As for your loss of power, I was reading an article about it, which I linked above. They ARE writing about it, and it IS a national headline. I remember the problem you had over the summer too, yes. You aren’t being ignored.
I remember when I was in college I worked at a hardware store and our most popular hammer was one which actually had instructions on how to use the hammer printed in icons on the side. I always thought that was handy.
The day I saw a phone number for a help hotline on a tube of toothpaste was the day I sort of stopped noticing warning labels. They’re on absolutely everything.
It’s a tough problem because the people who are careless enough to do the really stupid stuff probably aren’t in the habit of carefully reading warning labels.
If you thought you were going to freeze to death, and all you had was a charcoal grill, what would you do? I’d go for the grill if I started getting frostbite, and take my chances.
I nearly killed myself as a young college student in a garage apartment on a cold winter night by shutting all the windows in the deluxe shoebox and running the gas heater all night long. Next day i had the funkiest headache, i could barely breathe, and felt so sick it was all i could do to drive. I spent the next day half asleep under trees in a public park.
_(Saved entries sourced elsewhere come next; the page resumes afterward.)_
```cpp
struct AttnArgs {
  const void* q; const void* k; const void* v; int ld;
  void* out; int ldo;
  int storage;
  int B, L, C;
  float div, inv_div;
};
bool attn_supported(int C, int L);
hipError_t launch_attn(const AttnArgs& a, bool col_split, hipStream_t st);

hipError_t launch_nchw_slice_to_nhwc(const float* src, void* dst, int dst_bf16, int B, int C, int ctot, int coff,
                                     int HW, hipStream_t st);
hipError_t launch_nhwc_to_nchw(const float* src, float* dst, int B, int C, int H, int W, hipStream_t st);

constexpr int kUpdateCols = 7;
struct UpdateArgs {
  float* x;
  void* x_act;
  int x_act_kind;
  const float* net;
  float* x0_hist;
  int use_noise;
  const unsigned long long* loop_params;
  const float* tab;
  int n_steps;
  const int* step_ctr;
  int predict_eps, clip;
  int per_sample;
  int B, C, H, W;
  const unsigned long long* sample_ids;
};
hipError_t launch_update(const UpdateArgs& a, hipStream_t st);
constexpr int kStreamRows = 32;
struct StreamIds { unsigned long long subseq[kStreamRows]; };
template <class F>
static inline hipError_t each_stream_chunk(int B, const uint64_t* ids, uint64_t draw, F&& f) {
  for (int b0 = 0; b0 < B; b0 += kStreamRows) {
    StreamIds s{};
// ... 323 lines not shown
```

diffsplitting_amd/csrc/dsx_plan.cpp:

```cpp
#include "dsx_rt.h"

static std::vector<int> tile_order(const char* e, const std::vector<int>& dflt) {
  if (!*e) return dflt;
  std::vector<int> v;
  for (const char* p = e; *p;) {
    v.push_back(atoi(p));
    while (*p && *p != ',') ++p;
    if (*p == ',') ++p;
  }
  return v;
}

PlanKnobs dsx::read_plan_knobs() {
  PlanKnobs k;
  static const struct { const char* name; int PlanKnobs::*field; } ints[] = {
      {"DSX_FIRST", &PlanKnobs::first}, {"DSX_IMG", &PlanKnobs::img}, {"DSX_WS", &PlanKnobs::ws},
      {"DSX_WS_1X1", &PlanKnobs::ws_1x1}, {"DSX_WS_MIN_GRID", &PlanKnobs::ws_min_grid}, {"DSX_WS_G2", &PlanKnobs::ws_g2},
      {"DSX_WS_G2_MIN64", &PlanKnobs::ws_g2_min64}, {"DSX_WS_G2_MIN128", &PlanKnobs::ws_g2_min128},
      {"DSX_WS_G4_MIN64", &PlanKnobs::ws_g4_min64}, {"DSX_WS_C4", &PlanKnobs::ws_c4},
      {"DSX_WS_C4_MIN", &PlanKnobs::ws_c4_min}, {"DSX_WS_DIRECT", &PlanKnobs::ws_direct}, {"DSX_WS_MAP3", &PlanKnobs::ws_map3},
      {"DSX_XCD_BANDS", &PlanKnobs::xcd_bands}, {"DSX_HOST_FIN", &PlanKnobs::host_fin},
      {"DSX_PREFETCH", &PlanKnobs::prefetch}, {"DSX_PREFETCH_WS", &PlanKnobs::prefetch_ws},
      {"DSX_FUSE_STATS", &PlanKnobs::fuse_stats}, {"DSX_NARROW_G2", &PlanKnobs::narrow_g2},
      {"DSX_MIN_GRID", &PlanKnobs::min_grid}, {"DSX_SPLITK", &PlanKnobs::splitk}, {"DSX_ATTN_CS", &PlanKnobs::attn_cs},
#ifdef DSX_DIAG
      {"DSX_ABLATE", &PlanKnobs::ablate},
#endif
  };
  static const struct { const char* name; std::vector<int> PlanKnobs::*field; } lists[] = {
      {"DSX_TILES_WIDE", &PlanKnobs::tiles_wide}, {"DSX_TILES_NARROW", &PlanKnobs::tiles_narrow},
      {"DSX_TILES_SLIM", &PlanKnobs::tiles_slim}, {"DSX_TILES_WIDE_SPLIT", &PlanKnobs::tiles_wide_split},
      {"DSX_TILES_NARROW_SPLIT", &PlanKnobs::tiles_narrow_split}, {"DSX_TILES_NARROW_G2", &PlanKnobs::tiles_narrow_g2},
      {"DSX_TILES_WS_WIDE", &PlanKnobs::tiles_ws_wide}, {"DSX_TILES_WS_WIDE_1X1", &PlanKnobs::tiles_ws_wide_1x1},
      {"DSX_TILES_WS_WIDE_1X1_RAW", &PlanKnobs::tiles_ws_wide_1x1_raw}, {"DSX_TILES_WS_NARROW", &PlanKnobs::tiles_ws_narrow},
  };
  for (const auto& e : ints)
    if (const char* v = getenv(e.name)) k.*e.field = atoi(v);
  for (const auto& e : lists)
    if (const char* v = getenv(e.name)) k.*e.field = tile_order(v, k.*e.field);
  const char* impl = getenv("DSX_CONV_IMPL");
  k.conv_naive = impl && !strcmp(impl, "naive");
  if (const char* path = getenv("DSX_PLAN_DUMP")) k.plan_dump = path;
  if (const char* se = getenv("DSX_STAMP_OP")) {
    const char* comma = strchr(se, ',');
    k.stamp_op = atoi(se);
    k.stamp_block = comma ? atoi(comma + 1) : 0;
  }
  return k;
}

hipError_t dsx::launch_op(const PlanOp& o, hipStream_t st) {
  switch (o.launcher) {
    case L_CONV_FIRST: return launch_conv_first(o.dtype, o.args.conv, st);
    case L_CONV_IMG: return launch_conv_img(o.dtype, o.ks, o.args.conv, st);
    case L_CONV_WS: return launch_conv_ws(o.dtype, o.tile, o.ks, o.args.conv, st);
    case L_CONV_MFMA: return launch_conv(o.dtype, o.tile, o.ks, o.stride, o.args.conv, st);
    case L_SPLITK_REDUCE: return launch_splitk_reduce(o.args.reduce, st);
    case L_CONV_NAIVE: return launch_conv_naive(o.args.naive, st);
    case L_CHAN_STATS: {
      const ChanStatsArgs& c = o.args.stats;
      return launch_chan_stats(c.x, c.xbf, c.B, c.HW, c.C, c.nchunk, c.part, st);
    }
    case L_GN_FINALIZE: return launch_gn_finalize(o.args.fin, st);
    case L_ATTN: return launch_attn(o.args.attn, o.col_split != 0, st);
  }
  return hipErrorInvalidValue;
}

static int dump_plan(const dsx_exec* ex) {
  static const struct { const char* name; size_t bytes; } L[] = {
      {"conv_first", sizeof(ConvArgs)}, {"conv_img", sizeof(ConvArgs)}, {"conv_ws", sizeof(ConvArgs)},
      {"conv_mfma", sizeof(ConvArgs)}, {"splitk_reduce", sizeof(SplitKReduceArgs)}, {"conv_naive", sizeof(NaiveConvArgs)},
      {"chan_stats", sizeof(ChanStatsArgs)}, {"gn_finalize", sizeof(GnFinArgs)}, {"attn", sizeof(AttnArgs)}};
  FILE* f = fopen(ex->knobs.plan_dump.c_str(), "w");
  if (!f) return fail(DSX_ERR_INVALID, "DSX_PLAN_DUMP: cannot write %s", ex->knobs.plan_dump.c_str());
  for (size_t i = 0; i < ex->ops.size(); ++i) {
    const PlanOp& o = ex->ops[i];
    const char* name = (o.launcher == L_GN_FINALIZE && gn_finalize_is_wide(o.args.fin)) ? "gn_finalize_wide" : L[o.launcher].name;
    fprintf(f, "%zu kind=%d desc=\"%s\" flops=%.17g bytes=%.17g launcher=%s dtype=%d tile=%d ks=%d stride=%d col_split=%d args=",
            i, o.kind, o.desc.c_str(), o.flops, o.bytes, name, o.dtype, o.tile, o.ks, o.stride, o.col_split);
    const unsigned char* p = (const unsigned char*)&o.args;
    for (size_t b = 0; b < L[o.launcher].bytes; ++b) fprintf(f, "%02x", p[b]);
    fputc('\n', f);
  }
  fclose(f);
  return DSX_OK;
}
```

I never ran the heater again, and just used a crappy electric space heater that took several hours to heat the room.
I knew that carbon monoxide was dangerous but i figured it wouldn’t be bad if i did it for just a few hours…
So which one of you is going to live Hitchhiker’s Guide style?
Personally though I don’t think there’s anything you can do, there is always going to be people that don’t or can’t read, don’t know about the relevant dangers, and who have no ability to think things through.
Using the grill without serious ventillation is just slitting your throat. Anyway, I don’t think people who took reasonable precautions were in danger of freezing to death in this case. The people who died used improper heating, but no one apparently died of hypothermia. I don’t think you can really make the case that this was the person’s only option for survival.